**Input data:**
template <int W> int binned_buckets_t(kmr_handle *h, uint64_t wslots, uint64_t wn, bool &done) {
	done = false;
	DevMap &wm = h->weak;
	const uint64_t nb = wm.nb;
	uint32_t B = 0; while ((1ull << (B + 1)) <= nb) B++;
	if (h->ext || wn < h->tune.binned_min || wn == 0 || (1ull << B) != nb || wslots >= (1ull << 40)) return 0;
	uint32_t g = 0; while (g < std::min<uint32_t>(B, BB_MAX_GROUP_BITS) && (wn >> (B - g)) < 512) g++;
	const uint32_t R = B - g;
	if (R < 1 || R > 2 * BB_MAX_BITS || (wn >> R) > 1024) return 0;
	const uint32_t bits1 = R <= (uint32_t)BB_MAX_BITS ? R : (R + 1) / 2, bits2 = R - bits1;
	const uint64_t bins1 = 1ull << bits1, groups = 1ull << R;
	uint32_t *hist1 = nullptr, *hist2 = nullptr, *pad1 = nullptr; uint64_t *start1 = nullptr, *gstart = nullptr; unsigned long long *cursor = nullptr; unsigned int *dmax = nullptr;
	int rc = arena_get(h, &hist1, bins1); if (rc) return rc;
	rc = arena_get(h, &start1, bins1 + 1); if (rc) return rc;
	rc = arena_get(h, &cursor, groups); if (rc) return rc;
	rc = arena_get(h, &dmax, 1); if (rc) return rc;
	if (bits2) { rc = arena_get(h, &hist2, groups); if (rc) return rc; rc = arena_get(h, &pad1, bins1); if (rc) return rc; rc = arena_get(h, &gstart, groups + 1); if (rc) return rc; }
	HIPCHK(h, hipMemsetAsync(hist1, 0, 4 * bins1, h->stream)); HIPCHK(h, hipMemsetAsync(dmax, 0, 4, h->stream));
	BbInput in1; in1.entries = h->ue.get<uint64_t>(); in1.seg_start = nullptr; in1.seg_count = nullptr; in1.n_seg = 1; in1.n_slots = wslots; in1.holes = 1;
	auto hist_grid = [&](uint64_t n_slots, uint32_t &tpb) { const uint64_t tiles = (n_slots + BB_TILE - 1) / BB_TILE; tpb = (uint32_t)std::max<uint64_t>(1, (tiles + 2047) / 2048); return (unsigned)((tiles + tpb - 1) / tpb); };
	auto scatter_grid = [&](uint64_t n_slots) { const uint64_t tiles = (n_slots + BB_TILE - 1) / BB_TILE; return (unsigned)std::min<uint64_t>(tiles, (uint64_t)num_cus(h) * 8); };
	auto scratch = [&](uint64_t entries) { return h->ue2.reserve(h, "ue2", 8ull * (W + 1) * entries); };
	auto group_launch = [&](const uint64_t *entries, const uint64_t *gs, const uint32_t *gc) -> int {
		int rc2 = wm.keys.reserve(h, "weak map keys", std::max<uint64_t>(8ull * W * wn, 8)); if (rc2) return rc2;
		rc2 = wm.vals.reserve(h, "weak map vals", std::max<uint64_t>(12ull * wn, 8)); if (rc2) return rc2;
		auto gk = bb_group_kernel<W>;
		HIPCHK(h, hipFuncSetAttribute((const void *)gk, hipFuncAttributeMaxDynamicSharedMemorySize, (int)bb_group_smem_bytes<W>()));
		int per_cu = 0;
		if (hipOccupancyMaxActiveBlocksPerMultiprocessor(&per_cu, (const void *)gk, BB_GROUP_THREADS, bb_group_smem_bytes<W>()) != hipSuccess || per_cu < 1) per_cu = 4;
		if (dbg()) fprintf(stderr, "bb_group<W=%d>: %d blocks per CU, %llu groups\n", W, per_cu, (unsigned long long)groups);
		hipLaunchKernelGGL(gk, dim3((unsigned)std::min<uint64_t>(groups, (uint64_t)num_cus(h) * per_cu)), dim3(BB_GROUP_THREADS), bb_group_smem_bytes<W>(), h->stream, entries, wm.keys.get<uint64_t>(), wm.vals.get<uint32_t>(), gs, gc, groups, g, h->hkb, nb, wm.start.get<uint64_t>(), wn, h->derr.get<uint32_t>());
		HIPCHK(h, hipGetLastError());
		return 0;
	};
	const uint32_t shift1 = B - bits1;
	uint32_t tpb = 1; unsigned grid = hist_grid(wslots, tpb);
	hipLaunchKernelGGL(bb_hist_kernel<W>, dim3(grid), dim3(BB_THREADS), 0, h->stream, in1, shift1, bits1, h->hkb, nb, tpb, hist1);
	unsigned int mx = 0;
	if (!bits2) {
		hipLaunchKernelGGL(bb_pad_kernel, dim3(grid_for(bins1)), dim3(256), 0, h->stream, (const uint32_t *)hist1, bins1, (uint32_t *)nullptr, dmax);
		HIPCHK(h, hipMemcpyAsync(&mx, dmax, 4, hipMemcpyDeviceToHost, h->stream));
		rc = exclusive_scan(h, hist1, bins1, start1); if (rc) return rc;
		if (mx > bb_group_cap<W>()) return 0;
		rc = scratch(wn); if (rc) return rc;
		hipLaunchKernelGGL(bb_cursor_init_kernel, dim3(grid_for(bins1)), dim3(256), 0, h->stream, (const uint64_t *)start1, bins1, cursor);
		hipLaunchKernelGGL(bb_scatter_kernel<W>, dim3(scatter_grid(wslots)), dim3(BB_THREADS), 0, h->stream, in1, shift1, bits1, h->hkb, nb, cursor, h->ue2.get<uint64_t>());
		rc = group_launch(h->ue2.get<uint64_t>(), start1, hist1); if (rc) return rc;
		done = true;
		return 0;
	}
	hipLaunchKernelGGL(bb_pad_kernel, dim3(grid_for(bins1)), dim3(256), 0, h->stream, (const uint32_t *)hist1, bins1, pad1, dmax);
	rc = exclusive_scan(h, pad1, bins1, start1); if (rc) return rc;
	uint64_t padded_total = 0;
	HIPCHK(h, hipMemcpy(&padded_total, start1 + bins1, 8, hipMemcpyDeviceToHost));
	rc = scratch(std::max(padded_total, wn)); if (rc) return rc;
	hipLaunchKernelGGL(bb_cursor_init_kernel, dim3(grid_for(bins1)), dim3(256), 0, h->stream, (const uint64_t *)start1, bins1, cursor);
	hipLaunchKernelGGL(bb_scatter_kernel<W>, dim3(scatter_grid(wslots)), dim3(BB_THREADS), 0, h->stream, in1, shift1, bits1, h->hkb, nb, cursor, h->ue2.get<uint64_t>());
	BbInput in2; in2.entries = h->ue2.get<uint64_t>(); in2.seg_start = start1; in2.seg_count = hist1; in2.n_seg = (uint32_t)bins1; in2.n_slots = padded_total; in2.holes = 0;
	const uint32_t shift2 = g;
	HIPCHK(h, hipMemsetAsync(hist2, 0, 4 * groups, h->stream)); HIPCHK(h, hipMemsetAsync(dmax, 0, 4, h->stream));
	grid = hist_grid(padded_total, tpb);
	hipLaunchKernelGGL(bb_hist_kernel<W>, dim3(grid), dim3(BB_THREADS), 0, h->stream, in2, shift2, bits2, h->hkb, nb, tpb, hist2);
	hipLaunchKernelGGL(bb_pad_kernel, dim3(grid_for(groups)), dim3(256), 0, h->stream, (const uint32_t *)hist2, groups, (uint32_t *)nullptr, dmax);
	HIPCHK(h, hipMemcpyAsync(&mx, dmax, 4, hipMemcpyDeviceToHost, h->stream));
	rc = exclusive_scan(h, hist2, groups, gstart); if (rc) return rc;
	if (mx > bb_group_cap<W>() || packed_entries(h, h->ue) < wn) return 0;
	hipLaunchKernelGGL(bb_cursor_init_kernel, dim3(grid_for(groups)), dim3(256), 0, h->stream, (const uint64_t *)gstart, groups, cursor);
	hipLaunchKernelGGL(bb_scatter_kernel<W>, dim3(scatter_grid(padded_total)), dim3(BB_THREADS), 0, h->stream, in2, shift2, bits2, h->hkb, nb, cursor, h->ue.get<uint64_t>());
	rc = group_launch(h->ue.get<uint64_t>(), gstart, hist2); if (rc) return rc;
	done = true;
	return 0;
}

**Exercise prompt:** Out of the entries above, write out only the lines between the line holding "auto hist_grid = [&](uint64_t" and the line holding "if (hipOccupancyMaxActiveBlocksPerMultiprocessor(&per_cu, (const", inclusive, each exactly as given.

**Your response:**
	auto hist_grid = [&](uint64_t n_slots, uint32_t &tpb) { const uint64_t tiles = (n_slots + BB_TILE - 1) / BB_TILE; tpb = (uint32_t)std::max<uint64_t>(1, (tiles + 2047) / 2048); return (unsigned)((tiles + tpb - 1) / tpb); };
	auto scatter_grid = [&](uint64_t n_slots) { const uint64_t tiles = (n_slots + BB_TILE - 1) / BB_TILE; return (unsigned)std::min<uint64_t>(tiles, (uint64_t)num_cus(h) * 8); };
	auto scratch = [&](uint64_t entries) { return h->ue2.reserve(h, "ue2", 8ull * (W + 1) * entries); };
	auto group_launch = [&](const uint64_t *entries, const uint64_t *gs, const uint32_t *gc) -> int {
		int rc2 = wm.keys.reserve(h, "weak map keys", std::max<uint64_t>(8ull * W * wn, 8)); if (rc2) return rc2;
		rc2 = wm.vals.reserve(h, "weak map vals", std::max<uint64_t>(12ull * wn, 8)); if (rc2) return rc2;
		auto gk = bb_group_kernel<W>;
		HIPCHK(h, hipFuncSetAttribute((const void *)gk, hipFuncAttributeMaxDynamicSharedMemorySize, (int)bb_group_smem_bytes<W>()));
		int per_cu = 0;
		if (hipOccupancyMaxActiveBlocksPerMultiprocessor(&per_cu, (const void *)gk, BB_GROUP_THREADS, bb_group_smem_bytes<W>()) != hipSuccess || per_cu < 1) per_cu = 4;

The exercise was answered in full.